== WHAT TO DO ==
Up to and including the line with "uint64_t* slot_free = acc_full + kSlots;", please set down the entries below exactly, starting from the first line.

== EXCERPTED RECORDS ==
template <int NOUT>
__global__ void __launch_bounds__(512, 1)
conv3x3_tc_kernel(const __grid_constant__ CUtensorMap tmapA, const __grid_constant__ CUtensorMap tmapO16,
                  const __grid_constant__ CUtensorMap tmapOF,
                  const ConvArgs a) {
    constexpr int NT = 3 * NOUT;
    constexpr int WTILE = NT * 128;
    extern __shared__ uint8_t smem_raw[];
    uint8_t* smem = smem_raw + ((1024u - (smem_u32(smem_raw) & 1023u)) & 1023u);

    const int warp = __shfl_sync(0xffffffffu, threadIdx.x >> 5, 0);
    const int lane = threadIdx.x & 31;
    const int slice = blockIdx.y;
    if (threadIdx.x == 0) RESR_DBG(0);
    const uint32_t wbytes = static_cast<uint32_t>(a.nchunks) * 3u * WTILE;
    const int epi_bytes = epi_group_bytes(a, NOUT);

    uint8_t* wsm = smem;
    uint8_t* stg = smem + wbytes;
    uint8_t* epi = stg + a.nstages * kStageBytes;
    uint8_t* misc = epi + a.nepi * epi_bytes;
    uint64_t* full = reinterpret_cast<uint64_t*>(misc);
    uint64_t* empty = full + kMaxStages;
    uint64_t* acc_full = empty + kMaxStages;
    uint64_t* slot_free = acc_full + kSlots;
    uint64_t* wbar = slot_free + kSlots;
    uint32_t* tmem_ptr = reinterpret_cast<uint32_t*>(wbar + 1);
    float* bias_s = reinterpret_cast<float*>(misc + 512);

    if (threadIdx.x == 0) {
        prefetch_tmap(&tmapA);
        if (a.has_out16) prefetch_tmap(&tmapO16);
        if (a.has_outf) prefetch_tmap(&tmapOF);
        for (int i = 0; i < a.nstages; ++i) {
            mbar_init(full + i, 1);
            mbar_init(empty + i, 1);
        }
        for (int i = 0; i < kSlots; ++i) {
            mbar_init(acc_full + i, 1);
            mbar_init(slot_free + i, 128);
        }
        mbar_init(wbar, 1);
        fence_mbar_init();
    }
    if (warp == 2) {
        tmem_alloc(tmem_ptr, 512);
        tmem_relinquish();
    }
    if (threadIdx.x >= 128 && threadIdx.x < 128 + NOUT) bias_s[threadIdx.x - 128] = a.bias[slice * NOUT + threadIdx.x - 128];
    tc_fence_before();
    __syncthreads();
    tc_fence_after();
    const uint32_t tbase = *tmem_ptr;
    if (threadIdx.x == 0) RESR_DBG(1);
    grid_dep_launch();

    const RowRange rr = cta_rows(a);
    const int H = a.H;

    if (warp == 0) {
        if (elect_one()) {
            mbar_expect_tx(wbar, wbytes);
            const uint8_t* wsrc = a.wpack + static_cast<size_t>(slice) * wbytes;
            for (int c = 0; c < a.nchunks; ++c) bulk_load_1d(wsm + c * 3 * WTILE, wsrc + static_cast<size_t>(c) * 3 * WTILE, 3 * WTILE, wbar);
        }
        __syncwarp();
        grid_dep_wait();
        RESR_DBG(2);
        int stage = 0;
        uint32_t phase = 0;
        const int ndx = a.mode == 0 ? 1 : 3;
        const uint32_t tx_bytes = a.mode == 0 ? (a.BW + 2) * 128 : 128 * 128;
        for (int g = rr.g0; g < rr.g1;) {
            const int cg = g / H;
            const int ya = g % H;
            const int yb = min(H, ya + (rr.g1 - g));
            const int n0 = (cg / a.nxs) * a.BN;
            const int x0 = (cg % a.nxs) * a.BW;
            const int ra = max(ya - 1, 0), rb = min(yb, H - 1);
            for (int r = ra; r <= rb; ++r) {
                for (int c = 0; c < a.nchunks; ++c) {
                    for (int dx = 0; dx < ndx; ++dx) {
                        mbar_wait(empty + stage, phase ^ 1);
                        if (elect_one()) {
                            if (DBGF(32)) {
                                mbar_arrive(full + stage);
                            } else {
                                mbar_expect_tx(full + stage, tx_bytes);
                                tma_load_4d(stg + stage * kStageBytes, &tmapA, full + stage, c * 64,
                                            a.mode == 0 ? x0 - 1 : x0 + dx - 1, DBGF(2) ? 0 : r, DBGF(2) ? 0 : n0);
                            }
                        }
                        __syncwarp();
                        if (++stage == a.nstages) { stage = 0; phase ^= 1; }
                    }
                }
            }
            g += yb - ya;
        }
    } else if (warp == 1) {
        mbar_wait(wbar, 0);
        RESR_DBG(3);
        tc_fence_after();
        if (a.mode == 0) mma_role<NOUT, 0>(a, rr, tbase, smem_u32(wsm), smem_u32(stg), smem_u32(full), smem_u32(empty), smem_u32(acc_full), smem_u32(slot_free));
        else mma_role<NOUT, 1>(a, rr, tbase, smem_u32(wsm), smem_u32(stg), smem_u32(full), smem_u32(empty), smem_u32(acc_full), smem_u32(slot_free));
        RESR_DBG(5);
    } else if (warp >= 4) {
        const int gi = (warp - 4) >> 2;
        const int q = warp & 3;
        const int m = q * 32 + lane;
        const bool lead_warp = ((warp - 4) & 3) == 0;
        const bool use_res1 = a.has_res1 && !((a.slice_nores_mask >> slice) & 1u);
        const bool use_outf = a.has_outf && !((a.slice_noutf_mask >> slice) & 1u);
        const bool use_o16 = a.has_out16 && !((a.slice_no16_mask >> slice) & 1u);
        const bool staged = use_o16 || use_outf;
        uint8_t* tileR = epi + gi * epi_bytes;
        uint8_t* tile16 = tileR + (a.has_outf ? kTileFBytes : 0);
        const uint32_t lane_base = tbase + (static_cast<uint32_t>(q * 32) << 16);
        const int img_in_tile = m / a.BW;
        const int x_in_tile = m % a.BW;
        {
            const int s_lo = gi * kSlots / a.nepi, s_hi = (gi + 1) * kSlots / a.nepi;
            for (int s = s_lo; s < s_hi; ++s) tmem_init_bias_w<NOUT>(lane_base + s * NOUT, bias_s);
            tmem_st_wait();
            tc_fence_before();
            for (int s = s_lo; s < s_hi; ++s) mbar_arrive(slot_free + s);
        }
        grid_dep_wait();
        uint32_t v0 = 0;
        for (int g = rr.g0; g < rr.g1;) {
            const int cg = g / H;
            const int ya = g % H;
            const int yb = min(H, ya + (rr.g1 - g));
            const int n0 = (cg / a.nxs) * a.BN;
            const int x0 = (cg % a.nxs) * a.BW;
            const int n = n0 + img_in_tile;
            const int x = x0 + x_in_tile;
            const bool valid = (n < a.N) && (x < a.W);
            const int ra = max(ya - 1, 0), rb = min(yb, H - 1);
            const int n_acc = rb - ra + 3;
            for (int j = 0; j < n_acc; ++j) {
                const uint32_t v = v0 + j;
                if (static_cast<int>(v % static_cast<uint32_t>(a.nepi)) != gi) continue;
                const int y = ra - 1 + j;
                const bool emit = (y >= ya) && (y < yb) && !DBGF(8);
                const uint32_t slot = slot_of(v);
                float4 resv[NOUT / 4];
                if (emit && use_res1) {
                    const size_t pix = (static_cast<size_t>(valid ? n : 0) * a.H + y) * a.W + (valid ? x : 0);
                    if (a.res16) {
                        const uint4* rp = reinterpret_cast<const uint4*>(static_cast<const uint16_t*>(a.res1) + pix * a.res1_cstride +
                                                                         a.res_choff + slice * NOUT);
#pragma unroll
                        for (int i = 0; i < NOUT / 8; ++i) {
                            const uint4 q4 = rp[i];
                            resv[i] = make_float4(__uint_as_float(q4.x), __uint_as_float(q4.y), __uint_as_float(q4.z), __uint_as_float(q4.w));
                        }
                    } else {
                        const float4* rp = reinterpret_cast<const float4*>(static_cast<const float*>(a.res1) + pix * a.res1_cstride +
                                                                           a.res_choff + slice * NOUT);
#pragma unroll
                        for (int i = 0; i < NOUT / 4; ++i) resv[i] = rp[i];
                    }
                }
                mbar_wait(acc_full + slot, static_cast<uint32_t>(v >> 4) & 1);
                tc_fence_after();
                float val[NOUT];
                if (NOUT == 32) tmem_ld32(lane_base + slot * NOUT, val); else tmem_ld16(lane_base + slot * NOUT, val);
                tmem_ld_wait();
                tmem_init_bias_w<NOUT>(lane_base + slot * NOUT, bias_s);
                tmem_st_wait();
                tc_fence_before();
                mbar_arrive(slot_free + slot);
                if (!emit) continue;

                if (use_res1 && a.res16) {
                    float wide[NOUT];
#pragma unroll
                    for (int i = 0; i < NOUT / 8; ++i) {
                        float f8[8];
                        unpack16x8(make_uint4(__float_as_uint(resv[i].x), __float_as_uint(resv[i].y), __float_as_uint(resv[i].z),
                                              __float_as_uint(resv[i].w)), a.res16_fmt, f8);
#pragma unroll
                        for (int e = 0; e < 8; ++e) wide[8 * i + e] = f8[e];
                    }
#pragma unroll
                    for (int i = 0; i < NOUT / 4; ++i) resv[i] = make_float4(wide[4 * i], wide[4 * i + 1], wide[4 * i + 2], wide[4 * i + 3]);
                }
                if (use_res1) {
#pragma unroll
                    for (int i = 0; i < NOUT / 4; ++i) {
                        const float4 r4 = resv[i];
                        if (a.ep_mode == EP_SKIP || a.ep_mode == EP_ADD2) {
                            val[4 * i + 0] = __fadd_rn(r4.x, val[4 * i + 0]);
                            val[4 * i + 1] = __fadd_rn(r4.y, val[4 * i + 1]);
                            val[4 * i + 2] = __fadd_rn(r4.z, val[4 * i + 2]);
                            val[4 * i + 3] = __fadd_rn(r4.w, val[4 * i + 3]);
                        } else {
                            val[4 * i + 0] = __fadd_rn(__fmul_rn(val[4 * i + 0], 0.2f), r4.x);
                            val[4 * i + 1] = __fadd_rn(__fmul_rn(val[4 * i + 1], 0.2f), r4.y);
                            val[4 * i + 2] = __fadd_rn(__fmul_rn(val[4 * i + 2], 0.2f), r4.z);
                            val[4 * i + 3] = __fadd_rn(__fmul_rn(val[4 * i + 3], 0.2f), r4.w);
                        }
                    }
                }
                if (staged) {
                    if (lead_warp) tma_store_wait_read();
                    named_bar_sync(1 + gi, 128);
                }
                if (a.ep_mode == EP_RRDB) {
                    const size_t pix = (static_cast<size_t>(valid ? n : 0) * a.H + y) * a.W + (valid ? x : 0);
                    if (a.res16) {
                        const uint4* r2 = reinterpret_cast<const uint4*>(static_cast<const uint16_t*>(a.res2) + pix * a.res2_cstride +
                                                                         a.res_choff + slice * NOUT);
#pragma unroll
                        for (int i = 0; i < NOUT / 8; ++i) {
                            float f8[8];
                            unpack16x8(r2[i], a.res16_fmt, f8);
#pragma unroll
                            for (int e = 0; e < 8; ++e) val[8 * i + e] = __fadd_rn(__fmul_rn(val[8 * i + e], 0.2f), f8[e]);
                        }
                    } else {
                        const float4* r2 = reinterpret_cast<const float4*>(static_cast<const float*>(a.res2) + pix * a.res2_cstride +
                                                                           a.res_choff + slice * NOUT);
#pragma unroll
                        for (int i = 0; i < NOUT / 4; ++i) {
                            const float4 r4 = __ldg(r2 + i);
                            val[4 * i + 0] = __fadd_rn(__fmul_rn(val[4 * i + 0], 0.2f), r4.x);
                            val[4 * i + 1] = __fadd_rn(__fmul_rn(val[4 * i + 1], 0.2f), r4.y);
                            val[4 * i + 2] = __fadd_rn(__fmul_rn(val[4 * i + 2], 0.2f), r4.z);
                            val[4 * i + 3] = __fadd_rn(__fmul_rn(val[4 * i + 3], 0.2f), r4.w);
                        }
                    }
                }
                if (a.ep_mode == EP_ADD2 && a.res2) {
                    const size_t pix = (static_cast<size_t>(valid ? n : 0) * a.H + y) * a.W + (valid ? x : 0);
                    const float4* r2 = reinterpret_cast<const float4*>(static_cast<const float*>(a.res2) + pix * a.res2_cstride + a.res_choff + slice * NOUT);
#pragma unroll
                    for (int i = 0; i < NOUT / 4; ++i) {
                        const float4 r4 = __ldg(r2 + i);
                        val[4 * i + 0] = fmaf(a.res2_scale, r4.x, val[4 * i + 0]);
                        val[4 * i + 1] = fmaf(a.res2_scale, r4.y, val[4 * i + 1]);
                        val[4 * i + 2] = fmaf(a.res2_scale, r4.z, val[4 * i + 2]);
                        val[4 * i + 3] = fmaf(a.res2_scale, r4.w, val[4 * i + 3]);
                    }
                }
                if (a.lrelu) {
#pragma unroll
                    for (int i = 0; i < NOUT / 2; ++i) {
                        const float2 t = __fmul2_rn(make_float2(val[2 * i], val[2 * i + 1]), make_float2(0.2f, 0.2f));
                        val[2 * i] = fmaxf(val[2 * i], t.x);
                        val[2 * i + 1] = fmaxf(val[2 * i + 1], t.y);
                    }
                }
                if (a.out_nchw_raw && valid) {
                    const size_t plane = static_cast<size_t>(a.H) * a.W;
                    float* o = a.out_nchw_raw + static_cast<size_t>(n) * a.out_nchw_c * plane + static_cast<size_t>(y) * a.W + x;
#pragma unroll
                    for (int c = 0; c < NOUT; ++c) {
                        const int cc = slice * NOUT + c;
                        if (cc < a.out_nchw_c) o[static_cast<size_t>(cc) * plane] = val[c];
                    }
                }
                if (a.clamp01) {
#pragma unroll
                    for (int i = 0; i < NOUT; ++i) val[i] = fminf(fmaxf(val[i], 0.f), 1.f);
                }
                if (use_outf) {
#pragma unroll
                    for (int i = 0; i < NOUT / 4; ++i)
                        *reinterpret_cast<float4*>(tileR + m * 128 + ((i ^ (m & 7)) << 4)) =
                            make_float4(val[4 * i], val[4 * i + 1], val[4 * i + 2], val[4 * i + 3]);
                }
                if (use_o16 && a.mask16) {
                    const size_t pix = (static_cast<size_t>(valid ? n : 0) * a.H + y) * a.W + (valid ? x : 0);
                    const uint4* mk = reinterpret_cast<const uint4*>(static_cast<const uint16_t*>(a.mask16) + pix * a.mask16_cstride +
                                                                     a.mask16_choff + slice * NOUT);
#pragma unroll
                    for (int i = 0; i < NOUT / 8; ++i) {
                        const uint4 q4 = __ldg(mk + i);
                        const uint32_t w4[4] = {q4.x, q4.y, q4.z, q4.w};
#pragma unroll
                        for (int e = 0; e < 8; ++e) {
                            const uint32_t h16 = (w4[e >> 1] >> ((e & 1) * 16)) & 0xFFFFu;
                            const bool pos = ((h16 & 0x8000u) == 0) && ((h16 & 0x7FFFu) != 0);
                            if (!pos) val[8 * i + e] = __fmul_rn(val[8 * i + e], 0.2f);
                        }
                    }
                }
                if (use_o16 && a.out16_scale != 0.f) {
#pragma unroll
                    for (int i = 0; i < NOUT; ++i) val[i] = __fmul_rn(val[i], a.out16_scale);
                }
                if (use_o16) {
                    uint32_t pk[NOUT / 2];
#pragma unroll
                    for (int i = 0; i < NOUT / 2; ++i) {
                        if (a.out16_fmt == 1) {
                            __nv_bfloat162 h = __floats2bfloat162_rn(val[2 * i], val[2 * i + 1]);
                            pk[i] = *reinterpret_cast<uint32_t*>(&h);
                        } else {

                            pk[i] = pack_f16x2_sat(val[2 * i], val[2 * i + 1]);
                        }
                    }
                    uint4* dst = reinterpret_cast<uint4*>(tile16 + m * (NOUT * 2));
#pragma unroll
                    for (int i = 0; i < NOUT / 8; ++i) dst[i] = make_uint4(pk[4 * i], pk[4 * i + 1], pk[4 * i + 2], pk[4 * i + 3]);
                }
                if (staged) {
                    fence_proxy_async_smem();
                    named_bar_sync(1 + gi, 128);
                    if (lead_warp) {
                      if (elect_one()) {
                        if (use_outf && !DBGF(1) && !DBGF(64)) tma_store_4d(&tmapOF, tileR, a.outf_choff + slice * NOUT, x0, y, n0);
                        if (use_o16 && !DBGF(1) && !(DBGF(128) && a.has_res1)) {
                            const int c0 = a.out16_choff + (a.out16_slice_fixed ? 0 : slice * NOUT);
                            if (!a.out16_up2) {
                                tma_store_4d(&tmapO16, tile16, c0, x0, y, n0);
                            } else {
#pragma unroll
                                for (int s = 0; s < 4; ++s) tma_store_5d(&tmapO16, tile16, c0, s & 1, x0, 2 * y + (s >> 1), n0);
                            }
                        }
                        tma_store_commit();
                      }
                      __syncwarp();
                    }
                }
                if (a.out_nchw && valid) {
                    const size_t plane = static_cast<size_t>(a.H) * a.W;
                    float* o = a.out_nchw + static_cast<size_t>(n) * a.out_nchw_c * plane + static_cast<size_t>(y) * a.W + x;
#pragma unroll
                    for (int c = 0; c < NOUT; ++c) {
                        const int cc = slice * NOUT + c;
                        if (cc < a.out_nchw_c) o[static_cast<size_t>(cc) * plane] = val[c];
                    }
                }
                if (a.out_u8 && valid) {
                    unsigned char* o = a.out_u8 + ((static_cast<size_t>(n) * a.H + y) * a.W + x) * a.out_nchw_c;
#pragma unroll
                    for (int c = 0; c < NOUT; ++c) {
                        const int cc = slice * NOUT + c;
                        if (cc < a.out_nchw_c) o[cc] = static_cast<unsigned char>(fminf(fmaxf(__fmul_rn(val[c], 255.f), 0.f), 255.f));
                    }
                }
            }
            v0 += n_acc;
            g += yb - ya;
        }
        if (lead_warp) tma_store_wait_all();
        if (gi == 0 && lead_warp) RESR_DBG(6);
    }

    tc_fence_before();
    __syncthreads();
    if (threadIdx.x == 0) RESR_DBG(7);
    if (warp == 2) tmem_dealloc(tbase, 512);
}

== SOLUTION FOR THIS TASK ==
template <int NOUT>
__global__ void __launch_bounds__(512, 1)
conv3x3_tc_kernel(const __grid_constant__ CUtensorMap tmapA, const __grid_constant__ CUtensorMap tmapO16,
                  const __grid_constant__ CUtensorMap tmapOF,
                  const ConvArgs a) {
    constexpr int NT = 3 * NOUT;
    constexpr int WTILE = NT * 128;
    extern __shared__ uint8_t smem_raw[];
    uint8_t* smem = smem_raw + ((1024u - (smem_u32(smem_raw) & 1023u)) & 1023u);

    const int warp = __shfl_sync(0xffffffffu, threadIdx.x >> 5, 0);
    const int lane = threadIdx.x & 31;
    const int slice = blockIdx.y;
    if (threadIdx.x == 0) RESR_DBG(0);
    const uint32_t wbytes = static_cast<uint32_t>(a.nchunks) * 3u * WTILE;
    const int epi_bytes = epi_group_bytes(a, NOUT);

    uint8_t* wsm = smem;
    uint8_t* stg = smem + wbytes;
    uint8_t* epi = stg + a.nstages * kStageBytes;
    uint8_t* misc = epi + a.nepi * epi_bytes;
    uint64_t* full = reinterpret_cast<uint64_t*>(misc);
    uint64_t* empty = full + kMaxStages;
    uint64_t* acc_full = empty + kMaxStages;
    uint64_t* slot_free = acc_full + kSlots;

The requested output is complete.